Negare l’evidenza è di per se una cosa grave, quando lo si fa cercando di rinnegare le proprie azioni è anche piuttosto triste! Ad Ezra Pound, scrittore caro alla destra, si attribuisce una frase che dice grosso modo cosí: «Quando un uomo non ha il coraggio di difendere le sue idee o non valgono le idee o non vale l’uomo».

Il post del Sindaco Giovanni Mastrangelo scritto a corredo delle interviste rilasciate a proposito della manifestazione del 24 Gennaio merita alcune precisazioni.

Il Sindaco scrive: «Non sono stati impiegati mezzi militari, né tanto meno armi. Solo due gru a sostenere la nostra bandiera, un fuoristrada e una tenda da campo».

Queste foto dimostrano chiaramente che oltre alle due gru porta bandiera e al fuoristrada, vi erano anche altri mezzi di notevoli dimensioni disposti da un lato e dall’altro delle gru, corredati di cartelli didascalici. Quanto alle rassicurazioni circa la mancata presenza di armi, sembra davvero il minimo da garantire nel corso di una manifestazione pubblica in cui erano state invitate le scuole.

Prosegue dicendo: «Chi parla di “giubbotti antiproiettile” indossati da bambini distorce solamente la realtà e lo fa in maniera del tutto capziosa. Trattasi, invece, di dispositivi di protezione individuale consegnati ai partecipanti per tutelare la loro incolumità in caso di cadute durante il mini percorso ginnico».
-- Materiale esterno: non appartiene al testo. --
# gkm2708/gym-lmaze

Measured on AMD Instinct MI355X. Metric: env steps/sec (whole node), 1M parallel 11x11 mazes at 1/2/4/8 MI355X, higher is better.
Workload: dtype int32

## Files before the change

### gym-lmaze_amd/_abi.py

```python
import ctypes as C
import os

import torch

HERE = os.path.dirname(os.path.abspath(__file__))
LIB_PATH = os.environ.get("LMAZE_HIP_LIB") or os.path.join(HERE, "liblmaze_hip.so")

ABI_VERSION = 4
VARIANT_V0, VARIANT_V3 = 0, 3
VARIANT_V1, VARIANT_V2, VARIANT_V4, VARIANT_V5, VARIANT_V6 = 1, 2, 4, 5, 6
FOVEA = 5
LAYOUT_SHARED, LAYOUT_PER_ENV = 0, 1
OBS_BALL, OBS_WALL, OBS_GOAL, OBS_FREE = 1, 2, 4, 8
MAX_GRID, MAX_CHANNELS = 64, 8

SYMBOLS = ("lmaze_abi_version", "lmaze_strerror", "lmaze_device_info", "lmaze_step_v0", "lmaze_step_v3",
           "lmaze_step_v0_autoreset", "lmaze_step_v3_autoreset", "lmaze_observe", "lmaze_reset",
           "lmaze_episode_stats", "lmaze_bandwidth_probe", "lmaze_render_expanded", "lmaze_foveal_step", "lmaze_foveal_step_autoreset", "lmaze_foveal_reset", "lmaze_v1_set_foveal_goal",
           "lmaze_v5_planner_step", "lmaze_v5_hier_step", "lmaze_v6_safe_foveal_goal", "lmaze_expand_planes",
           "lmaze_foveal_visit_bytes", "lmaze_foveal_materialise_visit", "lmaze_foveal_load_visit",
           "lmaze_describe_step", "lmaze_describe_foveal_step", "lmaze_rollout",
           "lmaze_step_u8", "lmaze_observe_u8", "lmaze_foveal_rollout", "lmaze_describe_foveal_rollout",
           "lmaze_rollout_obs", "lmaze_foveal_rollout_obs", "lmaze_rollout_u8", "lmaze_rollout_obs_u8",
           "lmaze_describe_rollout", "lmaze_rollout_policy", "lmaze_rollout_policy_u8", "lmaze_describe_rollout_policy",
           "lmaze_rollout_sample", "lmaze_rollout_sample_u8", "lmaze_describe_rollout_sample", "lmaze_returns",
           "lmaze_describe_foveal_rollout_obs")


class LmazeParams(C.Structure):
    _fields_ = [("variant", C.c_int32), ("grid", C.c_int32), ("layout_mode", C.c_int32),
                ("step_limit", C.c_int32), ("reward_wall", C.c_float), ("reward_move", C.c_float),
                ("reward_goal", C.c_float), ("launch_hint", C.c_int32)]


class LmazeFovealParams(C.Structure):
    _fields_ = [("variant", C.c_int32), ("grid", C.c_int32), ("n_layouts", C.c_int32), ("step_limit", C.c_int32),
                ("foveal_step_limit", C.c_int32), ("reward_wall", C.c_float), ("reward_move", C.c_float),
                ("reward_goal", C.c_float), ("launch_hint", C.c_int32)]


FOVEAL_BUFFER_FIELDS = ("ball_xy", "goal_xy", "fgoal_xy", "layout_id", "step_count", "foveal_step_count",
                        "reward", "foveal_reward", "done", "foveal_done", "visit", "obs",
                        "ball1_xy", "fovea_xy", "last_xy", "foveal_goal", "obs_local", "visit_clock")


class LmazeFovealBuffers(C.Structure):
    _fields_ = [(n, C.c_void_p) for n in FOVEAL_BUFFER_FIELDS]


class LmazeError(RuntimeError):
    def __init__(self, fn, code):
        self.code = code
        RuntimeError.__init__(self, "%s failed: %d (%s)" % (fn, code, strerror(code)))


def _sources():
    src = os.path.join(HERE, "csrc")
    out = [os.path.join(src, f) for f in sorted(os.listdir(src)) if f.endswith((".hip", ".h"))] if os.path.isdir(src) else []
    hdr = os.path.join(os.path.dirname(HERE), "include", "lmaze.h")
    return out + ([hdr] if os.path.exists(hdr) else [])
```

Nei video che segue (clicca qui per il video), il militare addetto ad illustrare il percorso di Military Fitness lo definisce per ben due volte GAP, acronimo, appunto, di Giubbotto AntiProiettile. Non solo, lo stesso militare specifica che lo stesso verrà fatto indossare alla fine del percorso e non durante lo stesso a guisa di dispositivo antinfortunistico.

Le foto e i video, inoltre, dimostrano chiaramente che i bambini impegnati nel circuito non lo indossavano e che quindi lo stesso non era deputato a «tutelare la loro incolumità in caso di cadute durante il mini percorso ginnico». Dalle foto e dai video appare evidente che il giubbotto viene fatto loro indossare solo alla fine del percorso come elemento prettamente scenografico.

A fronte di cotanta evidenza non occorre commentare ulteriormente le parole del Sindaco. La verità si difende da sola. Le pubblicazioni di tali foto e video servono solo a fornire ai cittadini degli strumenti che consentano loro di giudicare chi è che «distorce la realtà in maniera capziosa»!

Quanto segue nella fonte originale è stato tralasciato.